An Indian party can be defined as follows:

  1. a company incorporated in India
  2. a body created under an Act of Parliament
  3. a partnership firm registered under the Indian Partnership Act 1932
  4. A Limited Liability Partnership (LLP) registered under the Limited Liability Partnership Act, 2008
  5. Any other entity in India as per the notification of the Reserve Bank of India.

Provisions for an Indian Party:

An Indian party may indulge in an Overseas Direct Investment is almost any bonafide activity except for the prohibited sectors such as the banking and real estate businesses. 

Modes of Investment:

As mentioned earlier, there are two modes of investment – Automatic route and the Approval route.

Automatic Route:

In the automatic route, an Indian party does not require the prior approval of the RBI for making any overseas direct investments in a JV or WOS which are located abroad. The Indian party should however approach an Authorized dealer (AD Bank) who will further guide the Indian party regarding future steps.

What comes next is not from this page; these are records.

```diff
+                xn = *reinterpret_cast<const f32x4 *>(xa + kk);
+                if (kg + 2 < ngA) tc_load<S::PA, NTPA>(wr, A.wA, kg + 2, tid);
+                else tc_load<S::PB, NTPB>(wr, A.wB, kg + 2 - ngA, tid);
+            });
+            TC_PIN();
             buf ^= 1;
-        }
-    }
-    WT wrB[S::PB];
-    tc_load<S::PB, NTPB>(wrB, A.wB, 0, tid);
+            tc_kgroup_barrier();
+        };
+        int kg = 0;
+#pragma unroll 1
+        for (; kg + 1 < ngA; kg += 2) {
+            group(kg, xr, x1);
+            group(kg + 1, x1, xr);
+        }
+        if (kg < ngA) group(kg, xr, x1);
+    }
+    }
+    if constexpr (!EW) {
+        if (!gemmA) tc_load<S::PB, NTPB>(wr, A.wB, 0, tid);
+    }
+    auto tc_b_start = [&]() __attribute__((always_inline)) {
+        tc_store<S::PB>(wr, slabs + buf * S::SLAB, tid);
+        tc_load<S::PB, NTPB>(wr, A.wB, 1, tid);
+        TC_PIN();
+    };
     if constexpr (ROWS) {
         const int fbase = 16 * half * TPWA + 4 * q;
-        if constexpr (!EW) tc_rows_request();
+        if constexpr (!EW) {
+            tc_rows_request();
+            TC_PIN();
+            tc_b_start();
+        }
 #pragma unroll
         for (int c = 0; c < TPWA; ++c) accA[c] = fbase + 16 * c < A.NA ? rowv[c] : (f32x4){0.f, 0.f, 0.f, 0.f};
     } else if (A.part == nullptr) {
@@ -483,7 +586,10 @@
     }
     {
         const int fbase = 16 * half * TPWA + 4 * q;
-        if constexpr (!ROWS) tc_layernorm<TPWA>(accA, fbase, A.NA, A.lnA_g, A.lnA_b, half, q, my_x, peer_x, false);
+        if constexpr (!ROWS) {
+            if (!gemmA) tc_b_start();
+            tc_layernorm<TPWA>(accA, fbase, A.NA, A.lnA_g, A.lnA_b, half, q, my_x, peer_x, false);
+        }
 #pragma unroll
         for (int c = 0; c < TPWA; ++c) my_hid[(half * TPWA + c) * 64] = accA[c];
     }
@@ -492,6 +598,8 @@
     f32x4 accB[TPWB];
 #pragma unroll
     for (int c = 0; c < TPWB; ++c) accB[c] = (f32x4){0.f, 0.f, 0.f, 0.f};
+    const float *rer = EW ? nullptr : A.re + mm * A.ldre + 4 * q;
+    f32x4 xr = (f32x4){0.f, 0.f, 0.f, 0.f};
     {
         f32x4 tailv = (f32x4){0.f, 0.f, 0.f, 0.f};
         if constexpr (ROWS) {
@@ -505,22 +613,31 @@
                                          : (A.n_counts == 3 ? (f32x4){n0, n1, n0 + n1, 0.f} : (f32x4){n0, 0.f, 0.f, 0.f});
             }
         }
-#pragma unroll
-        for (int kg = 0; kg < NTPA + 1; ++kg) {
-            WT *lw = reinterpret_cast<WT *>(lds) + buf * S::SLAB;
-            tc_store<S::PB>(wrB, lw, tid);
-            __syncthreads();
-            if (kg + 1 < NTPA + 1) tc_load<S::PB, NTPB>(wrB, A.wB, kg + 1, tid);
+        constexpr int NKB = NTPA + 1;
+        constexpr int C0 = EW ? NGE : 0;
+        static_assert(NKB >= 2 && NTB >= 2, "a stage's last two weight steps are the next stage's first two");
+        __syncthreads();
+        tc_each<NKB>([&](auto KG) __attribute__((always_inline)) {
+            constexpr int kg = decltype(KG)::value;
+            const WT *lw = slabs + buf * S::SLAB;
+            WT *nw = slabs + (buf ^ 1) * S::SLAB;
             const f32x4 bv = kg < NTPA ? my_hid[(kg < NTPA ? kg : 0) * 64] : tailv;
-            tc_mfma<TPWB>(accB, lw + (half * TPWB) * 64 + lane, bv, !((NTB & 1) && half == 1));
+            tc_mfma<TPWB>(accB, lw + (half * TPWB) * 64 + lane, bv, !((NTB & 1) && half == 1),
+                          [&]() __attribute__((always_inline)) {
+                if constexpr (kg + 1 < NKB) tc_store<S::PB>(wr, nw, tid);
+                else tc_store<S::PC>(wr, nw, tid);
+                if constexpr (kg + 2 < NKB) tc_load<S::PB, NTPB>(wr, A.wB, kg + 2, tid);
+                else {
+                    if constexpr (kg + 2 == NKB) tc_load<S::PC, NTPC>(wr, A.wC, C0, tid);
+                    else tc_load<S::PC, NTPC>(wr, A.wC, C0 + 1, tid);
+                }
+            });
+            TC_PIN();
             buf ^= 1;
-        }
+            if constexpr (kg + 1 < NKB) tc_kgroup_barrier();
+        });
     }
     TC_STAMP(2);
-    WT wrC[S::PC];
-    tc_load<S::PC, NTPC>(wrC, A.wC, EW ? NGE : 0, tid);
-    const float *rer = EW ? nullptr : A.re + mm * A.ldre + 4 * q;
-    f32x4 xr = (f32x4){0.f, 0.f, 0.f, 0.f};
     if constexpr (!EW) xr = *reinterpret_cast<const f32x4 *>(rer);
     {
         const int fbase = 16 * half * TPWB + 4 * q;
@@ -532,33 +649,52 @@
     }
 
     TC_STAMP(3);
+    __syncthreads();
     if constexpr (!EW) {
 #pragma unroll
     for (int c = 0; c < TPWC; ++c) accC[c] = (f32x4){0.f, 0.f, 0.f, 0.f};
-#pragma unroll 1
-    for (int kg = 0; kg < NGE; ++kg) {
-        const f32x4 bv = xr;
-        WT *lw = reinterpret_cast<WT *>(lds) + buf * S::SLAB;
-        tc_store<S::PC>(wrC, lw, tid);
-        __syncthreads();
-        tc_load<S::PC, NTPC>(wrC, A.wC, kg + 1, tid);
-        if (kg + 1 < NGE) xr = *reinterpret_cast<const f32x4 *>(rer + 16 * (kg + 1));
-        tc_mfma<TPWC>(accC, lw + (half * TPWC) * 64 + lane, bv);
-        buf ^= 1;
-    }
-    TC_STAMP(4);
-    }
-#pragma unroll
-    for (int kg = 0; kg < NTB; ++kg) {
-        WT *lw = reinterpret_cast<WT *>(lds) + buf * S::SLAB;
-        tc_store<S::PC>(wrC, lw, tid);
-        __syncthreads();
-        if (kg + 1 < NTB) tc_load<S::PC, NTPC>(wrC, A.wC, NGE + kg + 1, tid);
-        TC_PIN();
-        tc_mfma<TPWC>(accC, lw + (half * TPWC) * 64 + lane, my_hid[kg * 64]);
+    __builtin_amdgcn_s_waitcnt(0x0f70);
+    f32x4 x1 = (f32x4){0.f, 0.f, 0.f, 0.f};
+    auto group = [&](int kg, const f32x4 &xc, f32x4 &xn) __attribute__((always_inline)) {
+        const WT *lw = slabs + buf * S::SLAB;
+        WT *nw = slabs + (buf ^ 1) * S::SLAB;
+        tc_mfma<TPWC>(accC, lw + (half * TPWC) * 64 + lane, xc, true, [&]() __attribute__((always_inline)) {
+            tc_store<S::PC>(wr, nw, tid);
+            xn = *reinterpret_cast<const f32x4 *>(rer + 16 * (kg + 1 < NGE ? kg + 1 : NGE - 1));
+            tc_load<S::PC, NTPC>(wr, A.wC, kg + 2, tid);
+        });
         TC_PIN();
         buf ^= 1;
-    }
+        tc_kgroup_barrier();
+    };
+    static_assert(NGE % 2 == 0, "k-groups in pairs");
+    if constexpr (NGE == 8) {
+#pragma unroll
+        for (int kg = 0; kg < NGE; kg += 2) {
+            group(kg, xr, x1);
+            group(kg + 1, x1, xr);
+        }
+    } else {
+#pragma unroll 1
+        for (int kg = 0; kg < NGE; kg += 2) {
+            group(kg, xr, x1);
+            group(kg + 1, x1, xr);
+        }
+    }
+    TC_STAMP(4);
+    }
+    tc_each<NTB>([&](auto KG) __attribute__((always_inline)) {
+        constexpr int kg = decltype(KG)::value;
+        const WT *lw = slabs + buf * S::SLAB;
+        WT *nw = slabs + (buf ^ 1) * S::SLAB;
+        tc_mfma<TPWC>(accC, lw + (half * TPWC) * 64 + lane, my_hid[kg * 64], true, [&]() __attribute__((always_inline)) {
+            if constexpr (kg + 1 < NTB) tc_store<S::PC>(wr, nw, tid);
+            if constexpr (kg + 2 < NTB) tc_load<S::PC, NTPC>(wr, A.wC, NGE + kg + 2, tid);
+        });
+        TC_PIN();
+        buf ^= 1;
+        if constexpr (kg + 1 < NTB) tc_kgroup_barrier();
+    });
     TC_STAMP(5);
     {
         const int fbase = 16 * half * TPWC + 4 * q;
```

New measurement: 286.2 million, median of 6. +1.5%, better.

Under the Automatic Route, an Indian party can indulge in overseas direct investment in equity shares and compulsory convertible preference shares of a Wholly Owned Subsidiary outside of India. In fact, this can be done without the prior approval of the RBI. It is subject to certain terms and conditions which are listed below:

  1. The WOS in the foreign nation should be engaged and operating in a bonafide business activity.
  2. The cumulative total financial commitment made by an Indian Party in a WOS outside India should not exceed 400% of the net worth of the Indian party as on the date of last audited balance sheet. All those financial commitments exceeding USD 1 billion in a financial year will require prior approval of the RBI.
  3. The above mentioned limits are not applicable to direct investments in any foreign security out of the proceeds of its international offering of shares through ADR’s.
  4. The Indian party should not be on the RBI exporters caution list, or under investigation by a regulatory body, etc.
  5. The Indian party is permitted to loan or stand as a guarantee to or on behalf of the JV/WOS outside India. This can be done provided the Indian party has made an investment via a contribution to the equity capital of the JV/WOS.

Approval Route:

In the case of the Approval Route, the Indian party will need to seek the prior approval of the RBI before investing. The applicant will first need to seek the guidance of the designated Authorized dealer bank who will then submit to the RBI after performing their due diligence. The RBI will take into the following factors before approving:

  1. Prima facie viability of the JV/WOS outside India.
  2. Benefits which will accrue to India via such investments
  3. Business track record and financial standing of the Indian party as well the foreign entity
  4. Experience and expertise of the Indian party in the line of activity of the JV or WOS outside India.

Ways or manner of funding:

The following sources listed below can be used as an investment route to fund a JV or WOS.

  1. Foreign exchange withdrawal via an AD bank in India
  2. Capitalisation of exports
  3. Swap of shares (subject to prior approval)
  4. Proceeds of ECBs – External Commercial Borrowings or FCCBs – Foreign Currency Convertible Bonds
  5. In exchange of ADRs/GDRs
  6. Through balances held in EEFC account of the Indian party
  7. Proceeds of foreign currency funds raised via ADR/GDR issues.